What this task involves :: Set down every entry once more, exactly as it appears.

━━ Given entries

# togheppi/pytorch-super-resolution-model-collection

Measured on AMD Instinct MI355X. Metric: ESPCN x4 LR->HR images/sec (infer), higher is better.
Workload: dtype f32 storage/accumulate; fp32-faithful products on the fp16 matrix cores: operands scaled by exact powers of two, split into two fp16 planes, 3 MFMAs per product (f16x3, ~3e-7 rms vs fp64, like fp32 MFMA); 1 GPU; c2: ESPCN x4 inference, 256x256 LR, batch 64 per GPU, fp32, random-init N(0,0.02); parallelism=replicas x1 (no collective)

## Files before the change

### pytorch_super_resolution_model_collection_amd/csrc/conv_pair.hip

```cpp
#include "conv_bfw.h"

namespace srk {

namespace {

constexpr int PR_TH = 8, PR_TW = 16, PR_HW = 18;
constexpr int PR_NSLOTPIX = 6 * PR_HW, PR_NPIXP = PR_NSLOTPIX + 2;
constexpr int PR_NKEEP = 2 * PR_HW, PR_KP = PR_NKEEP + 2;
constexpr int PR_XR = 14, PR_XC = 23, PR_XP = 24;
constexpr int PR_NSLOT = 3, PR_NKBUF = 3;
constexpr int PR_WL2 = 9 * 2 * 256;
constexpr int PR_HBUF = 4 * PR_NPIXP;
constexpr int PR_KBUF = 2 * 4 * PR_KP;
constexpr int PR_PLANE = PR_NSLOT * PR_HBUF + PR_NKBUF * PR_KBUF;
constexpr int PR_XBUF = 2 * PR_XR * PR_XP;
constexpr unsigned PR_AMAX_CAP = 1u << 14;
constexpr int PR_ARRIVE = 1, PR_DEPART = 2;
constexpr int PR_XLD = 24;
constexpr int PR_W1P = 2 * 2 * 4 * 2 * 64;
constexpr int PR_W1P_FLOATS = 144;
constexpr size_t PR_W1P_BYTES = (size_t)PR_W1P * 16 + PR_W1P_FLOATS * 4;
constexpr size_t PR_LDS = (size_t)PR_WL2 * 16 + (size_t)2 * PR_PLANE * 16 + (size_t)2 * PR_XBUF * 8 + 64;
static_assert(PR_LDS <= 160 * 1024, "k_espcn_pair: LDS");

__device__ unsigned g_pair_timeouts = 0;
__device__ unsigned g_pair_scans = 0;

typedef unsigned v4u_t __attribute__((ext_vector_type(4)));

struct PairParams {
  const float* x;
  const uint4* w1p;
  const float* b1;
  const uint4* wq2;
  const float* w2_descale;
  const float* b2;
  float* y;
  float* x_amax;
  float* y_amax;
  size_t xn;
  int amax_mode;
  int N, H, W, OH, OW, tiles_y, img_tiles, ntiles;
  unsigned x_img_bytes, y_bytes;
};

__device__ __forceinline__ float pr_slice_absmax(const float* __restrict__ x, size_t lo, size_t hi, size_t n, bool tail,
                                                 int t, int nt) {
  const f32x4* x4 = reinterpret_cast<const f32x4*>(x);
  float m = 0.f;
  for (size_t base = lo; base < hi; base += (size_t)nt * PR_XLD) {
    f32x4 v[PR_XLD];
#pragma unroll
    for (int k = 0; k < PR_XLD; ++k) {
      const size_t e = base + (size_t)t + (size_t)k * nt;
      v[k] = x4[e < hi ? e : hi - 1];
    }
#pragma unroll
    for (int k = 0; k < PR_XLD; ++k) m = abs_max4(m, v[k]);
  }
  if (tail) {
    const size_t e = (n & ~(size_t)3) + (size_t)t;
    if (t < 3 && e < n) m = fmaxf(m, fabsf(x[e]));
  }
  return m;
}

__global__ __launch_bounds__(128) void k_espcn_pair_prep(const float* __restrict__ w1, const float* __restrict__ b1,
                                                         uint4* __restrict__ out) {
  const int lane = threadIdx.x & 63, c1 = threadIdx.x >> 6;
  const int j = lane & 15, kq = lane >> 4;
  float wsum = 0.f, wmax = 0.f;
  {
    const float* wc = w1 + lane * 75;
    for (int i = 0; i < 75; ++i) {
      const float a = fabsf(wc[i]);
      wsum += a;
      wmax = fmaxf(wmax, a);
    }
  }
  const float wm = wave_max(wmax);
  const float sw1 = exp2i(amax_scale_exp(wm));
#pragma unroll
  for (int nf = 0; nf < 2; ++nf) {
    const int co = c1 * 32 + nf * 16 + j;
#pragma unroll
    for (int ks = 0; ks < 4; ++ks) {
      const int q = 4 * ks + kq, dy = q / 3, dx0 = 2 * (q - 3 * (q / 3));
      float f[8];
#pragma unroll
      for (int e = 0; e < 8; ++e) {
        const int dx = dx0 + (e >> 2), ci = e & 3;
        const bool on = q < 15 && ci < 3 && dx < 5;
        f[e] = on ? w1[((co * 3 + (on ? ci : 0)) * 5 + (on ? dy : 0)) * 5 + (on ? dx : 0)] : 0.f;
      }
      uint4 pl[2];
      split8h(f, sw1, pl);
      out[(((c1 * 2 + nf) * 4 + ks) * 2 + 0) * 64 + lane] = pl[0];
      out[(((c1 * 2 + nf) * 4 + ks) * 2 + 1) * 64 + lane] = pl[1];
    }
  }
  if (c1 == 0) {
    float* t = reinterpret_cast<float*>(out + PR_W1P);
    t[lane] = wsum;
    t[64 + lane] = fabsf(b1[lane]);
    if (lane == 0) t[128] = wm;
  }
}
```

━━━━

Worked solution ::
# togheppi/pytorch-super-resolution-model-collection

Measured on AMD Instinct MI355X. Metric: ESPCN x4 LR->HR images/sec (infer), higher is better.
Workload: dtype f32 storage/accumulate; fp32-faithful products on the fp16 matrix cores: operands scaled by exact powers of two, split into two fp16 planes, 3 MFMAs per product (f16x3, ~3e-7 rms vs fp64, like fp32 MFMA); 1 GPU; c2: ESPCN x4 inference, 256x256 LR, batch 64 per GPU, fp32, random-init N(0,0.02); parallelism=replicas x1 (no collective)

## Files before the change

### pytorch_super_resolution_model_collection_amd/csrc/conv_pair.hip

```cpp
#include "conv_bfw.h"

namespace srk {

namespace {

constexpr int PR_TH = 8, PR_TW = 16, PR_HW = 18;
constexpr int PR_NSLOTPIX = 6 * PR_HW, PR_NPIXP = PR_NSLOTPIX + 2;
constexpr int PR_NKEEP = 2 * PR_HW, PR_KP = PR_NKEEP + 2;
constexpr int PR_XR = 14, PR_XC = 23, PR_XP = 24;
constexpr int PR_NSLOT = 3, PR_NKBUF = 3;
constexpr int PR_WL2 = 9 * 2 * 256;
constexpr int PR_HBUF = 4 * PR_NPIXP;
constexpr int PR_KBUF = 2 * 4 * PR_KP;
constexpr int PR_PLANE = PR_NSLOT * PR_HBUF + PR_NKBUF * PR_KBUF;
constexpr int PR_XBUF = 2 * PR_XR * PR_XP;
constexpr unsigned PR_AMAX_CAP = 1u << 14;
constexpr int PR_ARRIVE = 1, PR_DEPART = 2;
constexpr int PR_XLD = 24;
constexpr int PR_W1P = 2 * 2 * 4 * 2 * 64;
constexpr int PR_W1P_FLOATS = 144;
constexpr size_t PR_W1P_BYTES = (size_t)PR_W1P * 16 + PR_W1P_FLOATS * 4;
constexpr size_t PR_LDS = (size_t)PR_WL2 * 16 + (size_t)2 * PR_PLANE * 16 + (size_t)2 * PR_XBUF * 8 + 64;
static_assert(PR_LDS <= 160 * 1024, "k_espcn_pair: LDS");

__device__ unsigned g_pair_timeouts = 0;
__device__ unsigned g_pair_scans = 0;

typedef unsigned v4u_t __attribute__((ext_vector_type(4)));

struct PairParams {
  const float* x;
  const uint4* w1p;
  const float* b1;
  const uint4* wq2;
  const float* w2_descale;
  const float* b2;
  float* y;
  float* x_amax;
  float* y_amax;
  size_t xn;
  int amax_mode;
  int N, H, W, OH, OW, tiles_y, img_tiles, ntiles;
  unsigned x_img_bytes, y_bytes;
};

__device__ __forceinline__ float pr_slice_absmax(const float* __restrict__ x, size_t lo, size_t hi, size_t n, bool tail,
                                                 int t, int nt) {
  const f32x4* x4 = reinterpret_cast<const f32x4*>(x);
  float m = 0.f;
  for (size_t base = lo; base < hi; base += (size_t)nt * PR_XLD) {
    f32x4 v[PR_XLD];
#pragma unroll
    for (int k = 0; k < PR_XLD; ++k) {
      const size_t e = base + (size_t)t + (size_t)k * nt;
      v[k] = x4[e < hi ? e : hi - 1];
    }
#pragma unroll
    for (int k = 0; k < PR_XLD; ++k) m = abs_max4(m, v[k]);
  }
  if (tail) {
    const size_t e = (n & ~(size_t)3) + (size_t)t;
    if (t < 3 && e < n) m = fmaxf(m, fabsf(x[e]));
  }
  return m;
}

__global__ __launch_bounds__(128) void k_espcn_pair_prep(const float* __restrict__ w1, const float* __restrict__ b1,
                                                         uint4* __restrict__ out) {
  const int lane = threadIdx.x & 63, c1 = threadIdx.x >> 6;
  const int j = lane & 15, kq = lane >> 4;
  float wsum = 0.f, wmax = 0.f;
  {
    const float* wc = w1 + lane * 75;
    for (int i = 0; i < 75; ++i) {
      const float a = fabsf(wc[i]);
      wsum += a;
      wmax = fmaxf(wmax, a);
    }
  }
  const float wm = wave_max(wmax);
  const float sw1 = exp2i(amax_scale_exp(wm));
#pragma unroll
  for (int nf = 0; nf < 2; ++nf) {
    const int co = c1 * 32 + nf * 16 + j;
#pragma unroll
    for (int ks = 0; ks < 4; ++ks) {
      const int q = 4 * ks + kq, dy = q / 3, dx0 = 2 * (q - 3 * (q / 3));
      float f[8];
#pragma unroll
      for (int e = 0; e < 8; ++e) {
        const int dx = dx0 + (e >> 2), ci = e & 3;
        const bool on = q < 15 && ci < 3 && dx < 5;
        f[e] = on ? w1[((co * 3 + (on ? ci : 0)) * 5 + (on ? dy : 0)) * 5 + (on ? dx : 0)] : 0.f;
      }
      uint4 pl[2];
      split8h(f, sw1, pl);
      out[(((c1 * 2 + nf) * 4 + ks) * 2 + 0) * 64 + lane] = pl[0];
      out[(((c1 * 2 + nf) * 4 + ks) * 2 + 1) * 64 + lane] = pl[1];
    }
  }
  if (c1 == 0) {
    float* t = reinterpret_cast<float*>(out + PR_W1P);
    t[lane] = wsum;
    t[64 + lane] = fabsf(b1[lane]);
    if (lane == 0) t[128] = wm;
  }
}
```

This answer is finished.